If I have many posts that belong to a particular user, is it better to do a parent/child relationship or denormalize the data by putting the user in every post document.
In my use-case, the user is regularly being updated, and may have thousands of posts.
I would need to update_by_query all posts that have that user in order to keep the user data accurate.
I would potentially need to update a million or more documents whenever we process new posts (thousands of users with thousands of posts).
With my situation, would it be better to use the join datatype and take a hit on query performance?
Thanks for your help.
If you are updating the users infrequently, updating a million documents per day will not necessarily take a lot of time or resources from the cluster.
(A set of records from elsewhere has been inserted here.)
def _out_ws(out, ws, n, dev):
    return (_operand(out, "out", (n, WIDTH), dev, writable=True),
            _operand(ws, "ws", (None,), dev, writable=True, dtype=torch.uint8))


def _attr_source(csr: "Csr", edge_attr, keep_rows: bool = False):
    if edge_attr is None:
        return None, None, None, None
    if isinstance(edge_attr, NodeAttr):
        nas = edge_attr.c_struct()
        return None, ctypes.byref(nas), None, (edge_attr, nas)
    if keep_rows:
        attr, perm = _dense16(edge_attr), csr.perm
    else:
        attr, perm = attr_in_slot_order(csr, _dense16(edge_attr))
    return attr.data_ptr(), None, perm.data_ptr(), (attr, perm)


def _forward64(label: str, x: torch.Tensor, csr: Csr, pm: PackedMlp, root, bias, aggr: str, flags: int, attr=None,
               hidden: Optional[torch.Tensor] = None, hmax: Optional[torch.Tensor] = None, hidden_nodes: Optional[int] = None,
               residual: Optional[torch.Tensor] = None, relu: bool = False, z_keep: Optional[torch.Tensor] = None,
               out: Optional[torch.Tensor] = None, ws: Optional[torch.Tensor] = None) -> torch.Tensor:
    lib = _lib.lib()
    _require_cuda(x, "x")
    if aggr not in _AGGR:
        raise NotImplementedError(f"aggr={aggr!r}: 'add' and 'mean' only")
    n, e, dev, k2p = csr.n_nodes, csr.n_edges, x.device, hidden_width(pm.dims)
    x = _operand(x, "x", (n, WIDTH), dev)
    if isinstance(attr, NodeAttr):
        _require_cuda(attr.table, "node table")
        if attr.table.size(0) != n or attr.k0 != pm.dims[0]:
            raise ValueError(f"node table must have {n} rows and {pm.dims[0]} slots")
    elif attr is not None:
        _require_cuda(attr, "edge_attr")
        if attr.dim() != 2 or attr.size(0) != e or attr.size(1) != pm.dims[0]:
            raise ValueError(f"edge_attr must be [{e},{pm.dims[0]}], got {tuple(attr.shape)}")
        if attr.device != dev:
            raise ValueError(f"edge_attr is on {attr.device}, x on {dev}")
        if attr.dtype != torch.float32:
            raise NotImplementedError(f"float32 only (got x {x.dtype}, edge_attr {attr.dtype})")
    general = hidden_nodes is not None or isinstance(attr, NodeAttr)
    if hidden_nodes is not None:
# ... 12 lines not shown
        raise ValueError("z_keep cannot be combined with the fused glue")
    if general and glue:
        raise NotImplementedError("the fused glue with node-table attributes or a partial H is not built")
    if out is None:
        out = torch.empty(n, WIDTH, dtype=torch.float32, device=dev)
    if ws is None:
        ws = _alloc_ws(workspace_bytes(n, e, pm), dev)
    head = (x.data_ptr(), n)
    graph = (csr.rowptr.data_ptr(), csr.src.data_ptr(), csr.dst.data_ptr())
    mlp = (len(pm.dims) - 1, pm.dims_c, pm.packed.data_ptr(), _ptr(root_c), _ptr(bias_c), _AGGR[aggr])
    tail = (out.data_ptr(), ws.data_ptr(), ws.numel(), _stream_ptr(dev))
    act = (_ptr(residual), 1 if relu else 0)
    with torch.cuda.device(dev):
        if general:
            rc = lib.gpde_nnconv_fwd_mixed_keepz(*head, attr_p, na_ref, _ptr(hidden), _ptr(hmax), hidden_nodes or 0, e, *graph, perm_p,
                                                 *mlp, flags, _ptr(z_keep), *tail)
        elif z_keep is not None:
            rc = lib.gpde_nnconv_fwd_keepz(*head, attr_p, _ptr(hidden), _ptr(hmax), e, *graph, perm_p, *mlp, flags, z_keep.data_ptr(), *tail)
        elif hidden is not None:
            rc = lib.gpde_nnconv_fwd_hidden_act(*head, hidden.data_ptr(), _ptr(hmax), e, *graph, *mlp, *act, *tail)
        elif glue:
            rc = lib.gpde_nnconv_fwd_act(*head, attr_p, e, *graph, perm_p, *mlp, flags, *act, *tail)
        else:
            rc = lib.gpde_nnconv_fwd(*head, attr_p, e, *graph, perm_p, *mlp, flags, *tail)
    _lib.check(rc, label)
    _lib.n_native_calls += 1
    return out


def nnconv_forward_raw(x: torch.Tensor, csr: Csr, edge_attr: torch.Tensor, pm: PackedMlp,
                       root: Optional[torch.Tensor], bias: Optional[torch.Tensor], aggr: str,
                       out: Optional[torch.Tensor] = None, ws: Optional[torch.Tensor] = None,
                       precision: Optional[str] = None, residual: Optional[torch.Tensor] = None,
                       relu: bool = False, z_keep: Optional[torch.Tensor] = None) -> torch.Tensor:
    if isinstance(edge_attr, NodeAttr):
        if residual is not None or relu:
            raise NotImplementedError("the fused glue with node-table attributes is not built")
        return nnconv_forward_mixed_raw(x, csr, edge_attr, None, None, 0, pm, root, bias, aggr, precision=precision, z_keep=z_keep,
                                        out=out, ws=ws)
    if aggr not in _AGGR:
        raise NotImplementedError(
            f"aggr={aggr!r}: the fused MI355X operator implements 'add' and 'mean' (every reference "
            "script uses 'mean'); 'max' cannot use the re-associated contraction")
    flags = _fwd_flags(csr, precision)
    if x.dtype != torch.float32 or edge_attr.dtype != torch.float32:
        raise NotImplementedError(f"float32 only (got x {x.dtype}, edge_attr {edge_attr.dtype})")
    if x.dim() != 2 or x.size(1) != WIDTH:
        raise NotImplementedError(f"node features must be [N,{WIDTH}] (in_channels = out_channels = "
                                  f"{WIDTH}), got {tuple(x.shape)}")
    if x.size(0) != csr.n_nodes:
        raise ValueError(f"x has {x.size(0)} rows, CSR was built for {csr.n_nodes} nodes")
    return _forward64("gpde_nnconv_fwd", x, csr, pm, root, bias, aggr, flags, attr=edge_attr, residual=residual, relu=relu,
                      z_keep=z_keep, out=out, ws=ws)


class NodeAttr:

    def __init__(self, table: torch.Tensor, sel: Sequence[Tuple[int, int]]):
        if table.dim() != 2 or table.dtype != torch.float32:
            raise ValueError("node table must be float32 [N, columns]")
        if not 1 <= len(sel) <= 7:
            raise NotImplementedError("1..7 attribute slots")
        for ep, col in sel:
            if ep not in (0, 1) or not 0 <= col < table.size(1) or col > 255:
                raise ValueError(f"slot ({ep}, {col}): endpoint 0 = source / 1 = target, column < {table.size(1)}")
        if table.requires_grad and torch.is_grad_enabled():
            dense = table.is_contiguous() and table.data_ptr() % 16 == 0
            self.table = table if dense else table.clone(memory_format=torch.contiguous_format)
        else:
            self.table = _dense16(table)
        self.sel = [(int(ep), int(col)) for ep, col in sel]

    @staticmethod
    def darcy(pos: torch.Tensor, a: torch.Tensor) -> "NodeAttr":
        d = pos.size(1)
        table = torch.cat([pos.float(), a.float().reshape(-1, 1)], dim=1)
        sel = [(0, c) for c in range(d)] + [(1, c) for c in range(d)] + [(0, d), (1, d)]
        return NodeAttr(table, sel)

    @property
    def k0(self) -> int:
        return len(self.sel)

    dtype = torch.float32
    requires_grad = False

    def dim(self) -> int:
        return 2

    def detach(self) -> "NodeAttr":
        return self

    def contiguous(self) -> "NodeAttr":
        return self

    @property
    def is_cuda(self) -> bool:
        return self.table.is_cuda

    @property
    def device(self):
        return self.table.device

    def c_struct(self):
        na = _lib.GpdeNodeAttr()
        na.table, na.stride, na.n_slots = self.table.data_ptr(), int(self.table.size(1)), self.k0
        for d in range(8):
            ep, col = self.sel[min(d, self.k0 - 1)]
            na.sel[d] = (ep << 8) | col
        return na

    def materialize(self, edge_index: torch.Tensor) -> torch.Tensor:
        cols = [self.table[edge_index[ep].long(), col] for ep, col in self.sel]
        return torch.stack(cols, dim=1)


def nnconv_forward_nodeattr_raw(x: torch.Tensor, csr: Csr, na: NodeAttr, pm: PackedMlp,
                                root: Optional[torch.Tensor], bias: Optional[torch.Tensor], aggr: str,
                                out: Optional[torch.Tensor] = None, ws: Optional[torch.Tensor] = None,
                                precision: Optional[str] = None) -> torch.Tensor:
    if na.table.size(0) != csr.n_nodes or na.k0 != pm.dims[0]:
        raise ValueError(f"node table must have {csr.n_nodes} rows and {pm.dims[0]} slots, got {na.table.size(0)} / {na.k0}")
    return nnconv_forward_mixed_raw(x, csr, na, None, None, 0, pm, root, bias, aggr, precision=precision, out=out, ws=ws)


PER_EDGE_MAX_EDGES = 1 << 17


def per_edge_association(csr: Csr, dims: Sequence[int], aggr: str) -> bool:
    return aggr in ("add", "mean") and 0 < csr.n_edges <= PER_EDGE_MAX_EDGES and csr.max_in_degree > csr.n_nodes


def nnconv_forward_per_edge_raw(x: torch.Tensor, csr: Csr, edge_attr: torch.Tensor, pm: PackedMlp,
                                weights: Sequence[torch.Tensor], biases: Sequence[Optional[torch.Tensor]],
                                root: Optional[torch.Tensor], bias: Optional[torch.Tensor], aggr: str) -> torch.Tensor:
    hidden, _ = hidden_forward_raw(csr, edge_attr.detach().contiguous(), pm, list(weights[:-1]) + [None],
                                   list(biases[:-1]) + [None], "f32")
    we = edge_weights_raw(hidden, pm, weights[-1], biases[-1])
    del hidden
    return nnconv_forward_edgeweights_raw(x.detach().contiguous(), csr, we, root, bias, aggr)


def forward_route(csr: Csr, pm: PackedMlp, aggr: str = "mean", precision: Optional[str] = None,
                  ws_bytes: Optional[int] = None) -> dict:
    if per_edge_association(csr, pm.dims, aggr):
        return {"association": "per_edge"}
    flags = _fwd_flags(csr, precision)
    precision = DEFAULT_PRECISION if precision is None else precision
    n, e = csr.n_nodes, csr.n_edges
    ws_bytes = workspace_bytes(n, e, pm) if ws_bytes is None else int(ws_bytes)
    rc = _lib.lib().gpde_nnconv_fwd_edge_path(n, e, len(pm.dims) - 1, pm.dims_c, flags, ws_bytes)
    if rc < 0:
        _lib.check(rc, "gpde_nnconv_fwd_edge_path")
    return {"association": "node", "kernel": fused_kernel_name(n, e, pm, precision), "edge_path": rc == 1,
            "n_chunks": launch_plan(n, e, pm, ws_bytes)["n_chunks"]}


def launch_plan(n_nodes: int, n_edges: int, pm: PackedMlp, ws_bytes: int):
    lib = _lib.lib()
    nch, npc, wgs, mode = ctypes.c_int32(), ctypes.c_int64(), ctypes.c_int32(), ctypes.c_int32()
    rc = lib.gpde_nnconv_fwd_plan(n_nodes, n_edges, len(pm.dims) - 1, pm.dims_c, ws_bytes,
                                  ctypes.byref(nch), ctypes.byref(npc), ctypes.byref(wgs),
                                  ctypes.byref(mode))
    _lib.check(rc, "gpde_nnconv_fwd_plan")
    return {"n_chunks": nch.value, "nodes_per_chunk": npc.value, "fused_workgroups": wgs.value,
            "mode": mode.value}


def fused_kernel_name(n_nodes: int, n_edges: int, pm: PackedMlp, precision: Optional[str] = None) -> str:
    precision = DEFAULT_PRECISION if precision is None else precision
    return _lib.lib().gpde_nnconv_fwd_kernel(n_edges, len(pm.dims) - 1, pm.dims_c, _PRECISION[precision]).decode()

Doing this denormalization typically leads to simpler queries and better performance. If you are updating users more frequently the balance may change. I do not think anyone but you can determine what the balance is for your particular use case.
The updates happen by a scheduled job, so I could be updating a million users every 10min or so.
parent/child is preferred since I would be able to query for a single parent that matches many child conditions. For example, must [post.type = "tech", post.type = "finance"], to find the profile with both. In the denormalized example this won't match. We have a UI in front of a query builder that enforces some of these scenarios, and searching becomes difficult with denormalized documents.
If you have experience with parent/child joins, how much of a hit performance-wise should I expect?
I can see that the documentation warns against it, but I feel like my use case calls for it.
This topic was automatically closed 28 days after the last reply. New replies are no longer allowed.